CVE-2025-22775

CVE-2025-22775 is an Improper Neutralization of Input During Web Page Generation vulnerability, classified as Reflected Cross-site Scripting (XSS) under CWE-79, affecting the idiatech Catalog Importer, Scraper & Crawler WordPress plugin (intelligent-importer). This issue impacts all versions from n/a through 5.1.3. The vulnerability has a CVSS v3.1 base score of 7.1, with vector AV:N/AC:L/PR:N/UI:R/S:C/C:L/I:L/A:L, indicating network accessibility, low attack complexity, no required privileges, user interaction needed, changed scope, and low impacts across confidentiality, integrity, and availability.

A remote, unauthenticated attacker can exploit this Reflected XSS by crafting malicious input that is reflected and executed in the victim's browser upon user interaction, such as clicking a specially prepared link.
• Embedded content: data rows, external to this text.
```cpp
int pdmpc_launch_packed(pdmpc_handle* h) {
    if (!h) return fail(PDMPC_ERR_INVALID, "null handle");
    ON_DEVICE(h->cfg.device);
    h->epoch += 1;
    return launch_range(h, 0, h->banks[h->bank].n_packed, h->safe_launches);
}

int pdmpc_set_device_share(pdmpc_handle* h, int32_t n_handles) {
    if (!h || n_handles < 1) return fail(PDMPC_ERR_INVALID, "pdmpc_set_device_share: bad argument");
    h->device_share = n_handles;
    return PDMPC_OK;
}

// ... 758 lines not shown
```

p-dmpc_amd/csrc/bulk_search.hpp:

```cpp
#include <hip/hip_runtime.h>

#include "search_common.hpp"

#include "frontier_common.hpp"

#define BK_P2 3
#define BK_PER PDMPC_BK_PER
#define BK_FAST_PER 4

namespace {

typedef volatile LDS_AS unsigned long long lds_vu64;

__device__ __forceinline__ unsigned long long wg_scan_excl(unsigned long long v, lds_vu64* wsum, int lane, int wave, int n_waves, unsigned long long& total) {
    unsigned long long inc = v;
#pragma unroll
    for (int o = 1; o < PDMPC_WAVE; o <<= 1) {
        const unsigned long long t = __shfl_up(inc, o);
        inc += lane >= o ? t : 0ull;
    }
    if (lane == PDMPC_WAVE - 1) wsum[wave] = inc;
    __syncthreads();
    unsigned long long off = 0, tot = 0;
    for (int q = 0; q < n_waves; ++q) {
// ... 23 lines not shown
    const lds_i32* l_hoff;
    const lds_i32* l_lit;
    int areas_in_lds, ll_base, ll_len, Hp;
};

#define VS_TENT 6u
#define BK_TENT_MIN FR_JOIN_MAX
#define BK_NTENT FR_SEL2_BIN
#define BK_ARRIVALS FR_SEL2_CUM
#define BK_DEPTH FR_RD_HEAD
#define BK_IDLE FR_RD_TAIL
#define BK_MID_N 10
#define BK_MID_MIN 12
#define BK_L_MID 14
#define BK_FD_LO 16
#define BK_FD_HI 17
#define BK_WAITRES 18
#define BK_TIEMODE 20
#define BK_RP_NEED 21
#define BK_RP_GOAL 22
#define BK_RP_NPOP 23
#define BK_RP_NREF 24
#define BK_PUBLISHED 19

__device__ __forceinline__ void bk_tentative_areas(const KernelArgs& A, const SpecCtx& P, unsigned long long who, int tid, int nthreads) {
    const double qnan = __longlong_as_double(0x7ff8000000000000LL);
    const int per = P.Hp * PDMPC_VMAX, n_pred = P.n_pred < 64 ? P.n_pred : 64;
    for (int idx = tid; idx < n_pred * per; idx += nthreads) {
        const int p = idx / per, rest = idx - p * per;
        if (!((who >> p) & 1ull)) continue;
        const DevVehicle* PV = A.veh + P.pred[p];
        if (PV->fb_off[0] < 0) continue;
        const int k = rest / PDMPC_VMAX, v = rest - k * PDMPC_VMAX;
        const int a = PV->fb_off[k], b = PV->fb_off[k + 1];
        const int cols = (b - a < PDMPC_VMAX) ? (b - a) : PDMPC_VMAX;
        d2 pt;
        pt.x = v < cols ? A.points[2 * (size_t)(a + (v < cols ? v : 0))] : qnan;
        pt.y = v < cols ? A.points[2 * (size_t)(a + (v < cols ? v : 0)) + 1] : qnan;
        P.l_soup[P.l_soff[k] + P.l_lit[k] + p * PDMPC_VMAX + v] = pt;
    }
}
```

Exploitation enables arbitrary JavaScript execution in the context of the affected site, potentially allowing the attacker to steal session tokens, cookies, or other sensitive data from authenticated users, or perform other client-side attacks.

The Patchstack advisory (https://patchstack.com/database/Wordpress/Plugin/intelligent-importer/vulnerability/wordpress-catalog-importer-scraper-crawler-plugin-5-1-3-reflected-cross-site-scripting-xss-vulnerability?_s_id=cve) documents the vulnerability in the WordPress Catalog Importer, Scraper & Crawler plugin up to version 5.1.3.